• _What needs to be done_
Tell how many lines in the data below include the word "constexpr". The answer is the number only.

• _Dataset excerpts_
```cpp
template <int MH, bool HET>
__global__ __launch_bounds__((XGeom<MH>::THREADS)) void k_iterate_x(
    const float* __restrict__ R0b, const float* __restrict__ R1b, size_t pair_stride, const float* __restrict__ flow_in,
    float* __restrict__ flow_out, int W, int H, int block_size, const nsof_het_item* __restrict__ items, int het_final,
    int n, int nstrips, unsigned long long* carry, unsigned* tickets, unsigned epoch, unsigned* err, int fault,
    const unsigned* __restrict__ xjobs)
{
    using G = XGeom<MH>;
    constexpr int SW = G::SW, COLS = G::COLS;
    extern __shared__ __attribute__((aligned(16))) unsigned char smem_x[];
    double* sv = reinterpret_cast<double*>(smem_x);
    double* vinit = reinterpret_cast<double*>(smem_x + G::SV_BYTES);
    int* job = reinterpret_cast<int*>(smem_x + G::SV_BYTES + G::VI_BYTES);
    double* cb = reinterpret_cast<double*>(smem_x + G::SV_BYTES + G::VI_BYTES + G::JOB_BYTES);
    XRing ring;
    ring.q = reinterpret_cast<float4*>(smem_x + G::SV_BYTES + G::VI_BYTES + G::JOB_BYTES + G::CB_BYTES);
    ring.c = reinterpret_cast<float*>(smem_x + G::SV_BYTES + G::VI_BYTES + G::JOB_BYTES + G::CB_BYTES + G::RING4_BYTES);
    ring.cols = COLS;
    const int tid = threadIdx.x;
    if (tid == 0) {
        const unsigned share = HET ? 0u : (unsigned)((n + 7) / 8) * (unsigned)nstrips;
        unsigned k = xcc_id();
        unsigned lim = HET ? xjobs[k] : share;
        unsigned i = __hip_atomic_fetch_add(tickets + 32 * k, 1u, __ATOMIC_RELAXED, __HIP_MEMORY_SCOPE_AGENT);
        if (__hip_atomic_load((gu32*)err, __ATOMIC_RELAXED, __HIP_MEMORY_SCOPE_AGENT) != 0u) i = 0xffffffffu, lim = 0;
        else if (i >= lim) {
            for (unsigned d = 1; d < 8 && i >= lim; d++) {
                k = (k + 1) & 7u;
                if constexpr (HET) lim = xjobs[k];
                i = __hip_atomic_fetch_add(tickets + 32 * k, 1u, __ATOMIC_RELAXED, __HIP_MEMORY_SCOPE_AGENT);
            }
        }
        if constexpr (HET) {
            const unsigned e = i < lim ? xjobs[8u + k * (unsigned)nstrips + i] : 0xffffffffu;
            job[0] = e != 0xffffffffu ? (int)(e >> 8) : -1;
            job[1] = (int)(e & 255u);
        } else {
            job[0] = i < share ? (int)((i / (unsigned)nstrips) * 8u + k) : -1;
            job[1] = (int)(i % (unsigned)nstrips);
        }
        job[2] = job[3] = 0;
    }
    __syncthreads();
    const int pair = job[0], strip = job[1];
    if (pair < 0 || pair >= n) return;
    size_t fpitch = (size_t)W;
    gu64* cbase;
    if constexpr (HET) {
        const nsof_het_item& it = items[pair];
        W = it.wk;
        H = it.hk;
        if (strip * SW >= W) return;
        R0b += it.offR;
        R1b = R0b + 5 * (size_t)W * H;
        pair_stride = 0;
        flow_in += 2 * it.offF;
        cbase = (gu64*)(carry + it.offR / 2);
        if (het_final) {
            flow_out = it.out;
            fpitch = (size_t)it.out_pitch;
        } else {
            flow_out += 2 * it.offF;
            fpitch = (size_t)W;
        }
    } else {
        if (strip * SW >= W) return;
        cbase = (gu64*)(carry + (size_t)pair * nstrips * (size_t)(((H + 3) / 4) * 40));
    }
    const int nimg = (H + 3) / 4;
    const int x0 = strip * SW;
    const size_t plane = (size_t)W * H;
    const size_t poff = HET ? 0 : (size_t)pair * pair_stride;
    const Planes R0 = planes_of(R0b + poff, plane);
    const Planes R1 = planes_of(R1b + poff, plane);
    const int wave = __builtin_amdgcn_readfirstlane(tid >> 6);
    volatile lds_int* sflag = (volatile lds_int*)(job + 2);
    if (wave < G::NCW) {
        float2* Fout = reinterpret_cast<float2*>(flow_out) + (HET ? 0 : (size_t)pair * plane);
        x_consumer_loop<MH>(ring, sv, vinit, sflag, Fout, fpitch, W, H, x0, tid, nimg, 1. / (block_size * block_size), strip == 0);
    } else if (wave == G::WAVES - 1) {
        float2* Fout = reinterpret_cast<float2*>(flow_out) + (HET ? 0 : (size_t)pair * plane);
        x_solver_loop<MH>(sv, sflag, Fout, fpitch, W, H, x0, nimg, 1. / (block_size * block_size), tid & 63);
    } else if (wave == G::NCW) {
        const int ncols = min(G::SEG0, (W - x0 + 7) & ~7);
        x_scanner_loop<MH>(sv, vinit, cb, strip > 0, nimg, ncols, tid & 63);
    } else {
        const int pw = wave - (G::NCW + 1);
        const int lane = tid & 63;
        FlowSrc F;
        F.base = reinterpret_cast<const char*>(flow_in) + (HET ? 0 : (size_t)pair * plane * 8);
        F.W = (unsigned)W;
        const bool is_io = pw == G::NB;
        const int gp = pw < G::NB ? 0 : 1;
        const int blk = pw < G::NB ? pw : pw - G::NB - 1;
        if (is_io) {
            const int col = G::NB * 64 + (lane & 15), r = lane >> 4;
            const int xc = clampi(x0 - MH - 1 + col, 0, W - 1);
            F.xc = (unsigned)xc;
            const size_t per_strip = (size_t)nimg * 40;
            gu64* cin = strip > 0 ? cbase + (size_t)(strip - 1) * per_strip : nullptr;
            gu64* cout = x0 + SW < W && !((fault & 1) && pair == 0 && strip == 0) ? cbase + (size_t)strip * per_strip : nullptr;
            float2* Fout = reinterpret_cast<float2*>(flow_out) + (HET ? 0 : (size_t)pair * plane);
            x_remainder_loop<MH>(ring, cb, R0, R1, F, W, H, xc, col, r, nimg, cin, cout, epoch, (gu32*)err, sv, sflag + 1, Fout, fpitch,
                                 x0, 1. / (block_size * block_size));
        } else {
            const int col = blk * 64 + lane;
            const int xc = clampi(x0 - MH - 1 + col, 0, W - 1);
            F.xc = (unsigned)xc;
            if (gp == 0)
                x_producer_loop<MH, 0>(ring, R0, R1, F, W, H, xc, col, nimg);
            else
                x_producer_loop<MH, 1>(ring, R0, R1, F, W, H, xc, col, nimg);
        }
    }
}

template <int MH, bool HET>
int launch_x(nsof_ctx* ctx, int n, int max_w, int max_h, const float* R0, const float* R1, size_t pair_stride,
             const float* flow_in, float* flow_out, int W, int H, int winsize, const nsof_het_item* items, bool final,
             const unsigned* xjobs, int stride, int njobs)
{
    using G = XGeom<MH>;
    static_assert(G::SW == NSOF_X_STRIP, "the host's job tables count strips of NSOF_X_STRIP columns");
    if (int rc = lds_opt_in(ctx, k_iterate_x<MH, HET>, G::SMEM)) return rc;
    const int nstrips = HET ? stride : (max_w + G::SW - 1) / G::SW;
    unsigned long long* carry = nullptr;
    unsigned* tickets = nullptr;
    unsigned* err = nullptr;
    const size_t cbytes = HET ? 0 : (size_t)n * nstrips * (size_t)((max_h + 3) / 4) * 40 * 8;
    if (int rc = nsof_xsync_reserve(ctx, cbytes, &carry, &tickets, &err)) return rc;
    NSOF_HIP(ctx, hipMemsetAsync(tickets, 0, 8 * 32 * sizeof(unsigned), ctx->stream));
    unsigned epoch = ++ctx->x_epoch;
    if (epoch == 0) {
        NSOF_HIP(ctx, hipMemsetAsync(ctx->x_carry, 0, ctx->x_carry_bytes, ctx->stream));
        epoch = ++ctx->x_epoch;
    }
    const unsigned grid = HET ? (unsigned)njobs : 8u * (unsigned)((n + 7) / 8) * (unsigned)nstrips;
    hipLaunchKernelGGL((k_iterate_x<MH, HET>), dim3(grid), dim3(G::THREADS), G::SMEM, ctx->stream, R0, R1, pair_stride, flow_in,
                       flow_out, W, H, winsize, items, final ? 1 : 0, n, nstrips, carry, tickets, epoch, err, ctx->dbg_fault,
                       xjobs);
    return NSOF_OK;
}

}

bool nsof_iterate_x_supported(int winsize, int W, int H)
{
    const int m = winsize / 2;
    return m >= 1 && m <= 7 && W >= 2 && H >= 2;
}

#define NSOF_X_SWITCH(HETV, ...)                                                                     \
    switch (winsize / 2) {                                                                           \
        case 1: rc = launch_x<1, HETV>(__VA_ARGS__); break;                                          \
        case 2: rc = launch_x<2, HETV>(__VA_ARGS__); break;                                          \
        case 3: rc = launch_x<3, HETV>(__VA_ARGS__); break;                                          \
        case 4: rc = launch_x<4, HETV>(__VA_ARGS__); break;                                          \
        case 5: rc = launch_x<5, HETV>(__VA_ARGS__); break;                                          \
        case 6: rc = launch_x<6, HETV>(__VA_ARGS__); break;                                          \
        case 7: rc = launch_x<7, HETV>(__VA_ARGS__); break;                                          \
        default: return nsof_set_error(ctx, NSOF_EUNSUPPORTED, "exact-order fused iteration supports winsize 2..15"); \
    }

int nsof_launch_iterate_x(nsof_ctx* ctx, int n_pairs, const float* R0, const float* R1, size_t pair_stride,
                          const float* flow_in, float* flow_out, int W, int H, int winsize)
{
    nsof_prof_scope ps(ctx, NSOF_K_ITERATE);
    int rc;
    NSOF_X_SWITCH(false, ctx, n_pairs, W, H, R0, R1, pair_stride, flow_in, flow_out, W, H, winsize, nullptr, false, nullptr, 0, 0)
    if (rc) return rc;
    NSOF_HIP(ctx, hipGetLastError());
    return NSOF_OK;
}

int nsof_launch_iterate_x_het(nsof_ctx* ctx, int n_items, const nsof_het_item* d_items, int max_w, int max_h, const float* R,
                              size_t R_floats, const float* flow_in, float* flow_out, bool final, int winsize,
                              const unsigned* d_xjobs, int stride, int njobs)
{
    if (njobs <= 0) return NSOF_OK;
    nsof_prof_scope ps(ctx, NSOF_K_ITERATE);
    unsigned long long* carry;
    unsigned *tk, *er;
    if (int rc0 = nsof_xsync_reserve(ctx, R_floats * 4, &carry, &tk, &er)) return rc0;
    int rc;
    NSOF_X_SWITCH(true, ctx, n_items, max_w, max_h, R, R, (size_t)0, flow_in, flow_out, 0, 0, winsize, d_items, final, d_xjobs,
                  stride, njobs)
    if (rc) return rc;
    NSOF_HIP(ctx, hipGetLastError());
    return NSOF_OK;
}
// ... 1 lines not shown
```

neuromorphic-spatiotemporal-optical-flow_amd/csrc/nsof_internal.h:

```cpp
#pragma once
#include <hip/hip_runtime.h>

#include <cstdarg>
#include <cstdio>
#include <vector>

#include "nsof.h"

#define NSOF_MAX_POLY_N 10
#define NSOF_MAX_BLUR_TAPS 64

struct nsof_prof_slot {
    std::vector<hipEvent_t> start, stop;
    size_t used = 0;
    double acc_ms = 0;
    long long acc_launches = 0;
};

struct nsof_ctx {
    int device = 0;
    hipStream_t stream = nullptr;
    hipStream_t own_stream = nullptr;
    unsigned prof_mask = 0;
    nsof_prof_slot prof[NSOF_K_COUNT];
    int opt_polyexp_f32 = 0;
    int opt_exact_rowsums = 1;
    int opt_row_bands = 0;
    int opt_small_batch_jobs = 64;
    int dbg_fault = 0;
    int opt_pyr_fma = 0;
    char err[512] = {0};
    void* ws = nullptr;
    size_t ws_bytes = 0;
    void* stage = nullptr;
    size_t stage_bytes = 0;
    void* hstage = nullptr;
    size_t hstage_bytes = 0;
    void* tmp = nullptr;
    size_t tmp_bytes = 0;
    void* het_h = nullptr;
    void* het_d = nullptr;
    size_t het_bytes = 0;
    hipEvent_t het_ev[2] = {nullptr, nullptr};
    int het_flip = 0;
    struct nsof_pipe* pipe = nullptr;
    hipStream_t side = nullptr;
    std::vector<hipEvent_t> ov_events;
    void* roi_tmp = nullptr;
    size_t roi_tmp_bytes = 0;
    void* paste_h = nullptr;
    void* paste_d = nullptr;
    size_t paste_bytes = 0;
    hipEvent_t paste_ev = nullptr;
    unsigned long long* x_carry = nullptr;
    size_t x_carry_bytes = 0;
    unsigned* x_sync = nullptr;
    unsigned x_epoch = 0;
    bool x_dirty = false;
};
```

• _Your response_
4